European countries took some time to grapple with the reasons why people seek asylum. Neumayer tried to identify reasons, showing that factors that influence asylum seeking in Western Europe are numerous and interdependent: the economic conditions in the country of origin are statistically significant and substantively important determinants of aggregate numbers of asylum seekers. However, the type of political regime, threats to the personal integrity of the individual, dissident violence, civil/ethnic warfare, and external conflicts were also found to be important factors (Neumayer 2005). Thus, for many refugees it appears that economic factors and violence influence each other, creating a strong “push” for migration. Studies also concluded that migrants are more mobile in larger groups, when a larger number of past asylum seekers exists, when the destination country is geographically closer, and when the possibility of obtaining generous welfare provisions exists. For example, the conflicts in the former Yugoslavia in the 1990s resulted in hundreds of thousands of people fleeing to Western Europe; this should have been seen as a harbinger of the current wave of migration. We note that all of the relevant characteristics were present: the economic decline of the former Yugoslavia, followed by political confrontation that escalated into ethnic violence and ended with foreign intervention; the fact that economic migrants had paved the way previously in smaller numbers; that destination countries were merely hours away by land transport; and that generous welfare benefits existed with relatively easy access to them by migrants.

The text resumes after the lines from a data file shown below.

template <bool FIRST, bool HAS_BVH, int VAR>
void launch_bounce_t(dim3 grid, PathBuf in, PathBuf out, int b) {
    constexpr bool SPLIT = HAS_BVH && (VAR & VAR_BVH_SPLIT);
    const bool lds = (VAR & (VAR_CAND_QUEUE | VAR_WAVE_REDIST)) && gp->sc.num_geoms <= LDS_GEOMS;
    const size_t geom_lds = lds ? geom_table_lds() : 0;
    const size_t redist_lds = (VAR & VAR_WAVE_REDIST) && lds
                                  ? ((VAR & VAR_BLOCK_REDIST) ? sizeof(BlockLds) : sizeof(WaveLds) * (BLOCK / 64))
                                  : 0;
    const size_t stack_lds = HAS_BVH && !SPLIT ? gp->bvh_lds : 0;
    const size_t xchg_lds = (VAR & VAR_MAT_GROUP) ? std::max(redist_lds, mat_group_lds(HAS_BVH, false)) : redist_lds;
    const size_t bounce_pad = gp->tune.bounce_lds_pad;
    launch(100 + b, k_bounce<FIRST, HAS_BVH, VAR>, grid, dim3(BLOCK), geom_lds + stack_lds + xchg_lds + bounce_pad, gp->sc,
           in, out, gp->d_ctl, gp->d_image, b, gp->seg_stride, gp->queue);
    const size_t lds_pad = gp->tune.bvh_lds_pad;
    if (SPLIT) {
        const size_t stack_bytes = (size_t)gp->sc.stack_lds * BLOCK * sizeof(int);
        if (gp->tail_lanes > 0 && gp->sc.stack_lds > gp->tail_depth) gp->tail_lanes = 0;
        if (gp->sc.quads)
            launch(200 + b, k_bvh_bounce<VAR, true>, grid, dim3(BLOCK), stack_bytes + lds_pad, gp->sc, gp->queue,
                   gp->tail, gp->tail_lanes, out, gp->d_ctl, gp->d_image, b, gp->seg_stride);
        else
            launch(200 + b, k_bvh_bounce<VAR, false>, grid, dim3(BLOCK), stack_bytes + lds_pad, gp->sc, gp->queue,
                   gp->tail, gp->tail_lanes, out, gp->d_ctl, gp->d_image, b, gp->seg_stride);
        if (gp->tail_lanes > 0) {
            if (gp->sc.quads)
                launch(400 + b, k_bvh_tail_trav<VAR, true>, dim3(NSEG * gp->tail_trav_blocks), dim3(BLOCK), stack_bytes,
                       gp->sc, gp->queue, gp->tail, gp->d_ctl, b, gp->tail_refill);
            else
                launch(400 + b, k_bvh_tail_trav<VAR, false>, dim3(NSEG * gp->tail_trav_blocks), dim3(BLOCK), stack_bytes,
                       gp->sc, gp->queue, gp->tail, gp->d_ctl, b, gp->tail_refill);
            const int per_seg = gp->tail_shade_blocks > 0 ? std::min(gp->tail_shade_blocks, nblocks(gp->tail.stride))
                                                          : nblocks(gp->tail.stride);
            launch(400 + b, k_bvh_tail_shade<VAR>, dim3(NSEG * per_seg), dim3(BLOCK), 0, gp->sc,
                   gp->queue, gp->tail, out, gp->d_ctl, gp->d_image, b, gp->seg_stride);
        }
    }
}
template <bool FIRST, bool HAS_BVH>
void launch_bounce_v(int var, dim3 grid, PathBuf in, PathBuf out, int b) {
    switch (var) {
#ifdef PT_VAR_PROBE
        case 154: launch_bounce_t<FIRST, HAS_BVH, 154>(grid, in, out, b); break;
        case 186: launch_bounce_t<FIRST, HAS_BVH, 186>(grid, in, out, b); break;
#else
        case 0: launch_bounce_t<FIRST, HAS_BVH, 0>(grid, in, out, b); break;
        case 1: launch_bounce_t<FIRST, HAS_BVH, 1>(grid, in, out, b); break;
        case 2: launch_bounce_t<FIRST, HAS_BVH, 2>(grid, in, out, b); break;
        case 6: launch_bounce_t<FIRST, HAS_BVH, 6>(grid, in, out, b); break;
        case 10: launch_bounce_t<FIRST, HAS_BVH, 10>(grid, in, out, b); break;
        case 18: launch_bounce_t<FIRST, HAS_BVH, 18>(grid, in, out, b); break;
        case 26: launch_bounce_t<FIRST, HAS_BVH, 26>(grid, in, out, b); break;
        case 22: launch_bounce_t<FIRST, HAS_BVH, 22>(grid, in, out, b); break;
        case 50: launch_bounce_t<FIRST, HAS_BVH, 50>(grid, in, out, b); break;
        case 58: launch_bounce_t<FIRST, HAS_BVH, 58>(grid, in, out, b); break;
        case 54: launch_bounce_t<FIRST, HAS_BVH, 54>(grid, in, out, b); break;
        case 30: launch_bounce_t<FIRST, HAS_BVH, 30>(grid, in, out, b); break;
        case 154: launch_bounce_t<FIRST, HAS_BVH, 154>(grid, in, out, b); break;
        case 186: launch_bounce_t<FIRST, HAS_BVH, 186>(grid, in, out, b); break;
        case 190: launch_bounce_t<FIRST, HAS_BVH, 190>(grid, in, out, b); break;
        case 158: launch_bounce_t<FIRST, HAS_BVH, 158>(grid, in, out, b); break;
        case 666: launch_bounce_t<FIRST, HAS_BVH, 666>(grid, in, out, b); break;
        case 530: launch_bounce_t<FIRST, HAS_BVH, 530>(grid, in, out, b); break;
        case 698: launch_bounce_t<FIRST, HAS_BVH, 698>(grid, in, out, b); break;
        case 562: launch_bounce_t<FIRST, HAS_BVH, 562>(grid, in, out, b); break;
#endif
        case 1024 + 18: launch_bounce_t<FIRST, HAS_BVH, 1024 + 18>(grid, in, out, b); break;
        case 1024 + 22: launch_bounce_t<FIRST, HAS_BVH, 1024 + 22>(grid, in, out, b); break;
        case 1024 + 50: launch_bounce_t<FIRST, HAS_BVH, 1024 + 50>(grid, in, out, b); break;
        case 1024 + 54: launch_bounce_t<FIRST, HAS_BVH, 1024 + 54>(grid, in, out, b); break;
        case 1024 + 154: launch_bounce_t<FIRST, HAS_BVH, 1024 + 154>(grid, in, out, b); break;
        case 1024 + 158: launch_bounce_t<FIRST, HAS_BVH, 1024 + 158>(grid, in, out, b); break;
        case 1024 + 186: launch_bounce_t<FIRST, HAS_BVH, 1024 + 186>(grid, in, out, b); break;
        case 1024 + 190: launch_bounce_t<FIRST, HAS_BVH, 1024 + 190>(grid, in, out, b); break;
#ifndef PT_VAR_PROBE
        case 1024 + 530: launch_bounce_t<FIRST, HAS_BVH, 1024 + 530>(grid, in, out, b); break;
        case 1024 + 562: launch_bounce_t<FIRST, HAS_BVH, 1024 + 562>(grid, in, out, b); break;
        case 1024 + 666: launch_bounce_t<FIRST, HAS_BVH, 1024 + 666>(grid, in, out, b); break;
        case 1024 + 698: launch_bounce_t<FIRST, HAS_BVH, 1024 + 698>(grid, in, out, b); break;
#endif
        default: launch_bounce_t<FIRST, HAS_BVH, 3>(grid, in, out, b); break;
    }
}
bool variant_compiled(int v);
int effective_variant(bool first, int var) {
    var &= ~(VAR_BVH_NODES | VAR_NO_TEX);
    if (first) var &= ~(VAR_WAVE_REDIST | VAR_BLOCK_REDIST);
    if (first && gp->tune.sections_skip_camera) var &= ~VAR_SECTION_TIMING;
    if (!gp->split) var &= ~VAR_BVH_SPLIT;
    if (gp->no_tex && variant_compiled(var | VAR_NO_TEX)) var |= VAR_NO_TEX;
    return var;
}
bool variant_compiled(int v) {
    static const int k[] = {0, 1, 2, 6, 10, 18, 22, 26, 30, 50, 54, 58, 154, 158, 186, 190, 530, 562, 666, 698};
    static const int kt[] = {18, 22, 50, 54, 154, 158, 186, 190, 530, 562, 666, 698};
    const int* b = (v & VAR_NO_TEX) ? kt : k;
    const int n = (v & VAR_NO_TEX) ? (int)(sizeof kt / sizeof kt[0]) : (int)(sizeof k / sizeof k[0]);
    for (int i = 0; i < n; ++i)
        if (b[i] == (v & ~VAR_NO_TEX)) return true;
    return false;
}
void launch_bounce(bool first, bool bvh, int var, dim3 grid, PathBuf in, PathBuf out, int b) {
    var = effective_variant(first, var);
    if (first) {
        if (bvh) launch_bounce_v<true, true>(var, grid, in, out, b);
        else launch_bounce_v<true, false>(var, grid, in, out, b);
    } else {
        if (bvh) launch_bounce_v<false, true>(var, grid, in, out, b);
        else launch_bounce_v<false, false>(var, grid, in, out, b);
    }
}

template <int CITEMS>
void launch_compact(PathBuf pi, PathBuf po, const int* n_in, int* n_out, int npaths) {
    constexpr int CTILE = BLOCK * CITEMS;
    const int ntiles = (npaths + CTILE - 1) / CTILE;
    launch(5, k_compact_count<CITEMS>, dim3(ntiles), dim3(BLOCK), 0, (const int*)gp->d_alive, n_in, gp->d_tile_cnt);
    launch(5, k_compact_scan, dim3(1), dim3(SCAN_THREADS), 0, (const int*)gp->d_tile_cnt, n_in, gp->d_tile_off, n_out,
           CTILE);
    launch(3, k_compact_scatter<CITEMS>, dim3(ntiles), dim3(BLOCK), 0, (const float4*)pi.A, (const float4*)pi.B,
           (const float4*)pi.C, po.A, po.B, po.C, (const int*)gp->d_alive, n_in, (const int*)gp->d_tile_off);
}

int tail_from(int batch) {
    const int depth = gp->sc.trace_depth;
    const bool lds = gp->sc.num_geoms <= LDS_GEOMS;
    if (gp->tune.tail_off || (batch != 1 && !gp->tune.tail_any_batch) || gp->has_bvh || !lds || depth < 3 ||
        (effective_variant(false, gp->opts.variant) & ~VAR_NO_TEX) !=
            (VAR_CAND_QUEUE | VAR_WAVE_REDIST | VAR_BVH_FAST | VAR_BLOCK_REDIST))
        return 0;
    const int from = gp->tune.tail_from;
    return std::min(depth - 1, std::max(1, from > 0 ? from : depth / 2));
}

The Global Refugee Crisis: 2014 and 2015

In recent years, worldwide conflicts have displaced millions of people against their will. The years 2014 and 2015 were particularly significant as 2.9 and 1.8 million people, respectively, were forced to flee their countries to become refugees (United Nations High Commissioner for Refugees 2016a). A dramatic rise in the refugee population started in 2013, as shown in Figure 1.1. However, the
Figure 1.1 Trend of Global Displacement and Proportion Displacement, 1996–2015
Figure 1.1 Trend of Global Displacement and Proportion Displacement, 1996–2015
Source: United Nations High Commissioner for Refugees (2016a :6)
rise in the last few years (with nine people per 1, 000 being forcibly displaced, as opposed to six per 1, 000 since 1999) has coincided with the Arab Spring and the prolonged Syrian conflict. Other unresolved conflicts such as those in Afghanistan, the Central African Republic, South Sudan, and Yemen, as well as some new or reignited conflicts, such as those in Burundi, Iraq, Libya, and Niger, have also contributed to the increase in these numbers.
The United Nations High Commissioner for Refugees (UNHCR) records that, by the end of 2015, global forced displacements (including “internally displaced persons”) reached 65.3 million. This number includes forcibly displaced people that have fled “persecution, conflict, generalized violence, or human rights violations” (United Nations High Commissioner for Refugees 2016a :2). Out of this number, 21.3 million are recognized as refugees (5.2 million of them are Palestinian refugees registered by the United Nations Relief and Works Agency for Palestine, UNRWA), 40.8 million are recognized as “internally displaced persons,” and 3.2 million are recognized as “asylum seekers.”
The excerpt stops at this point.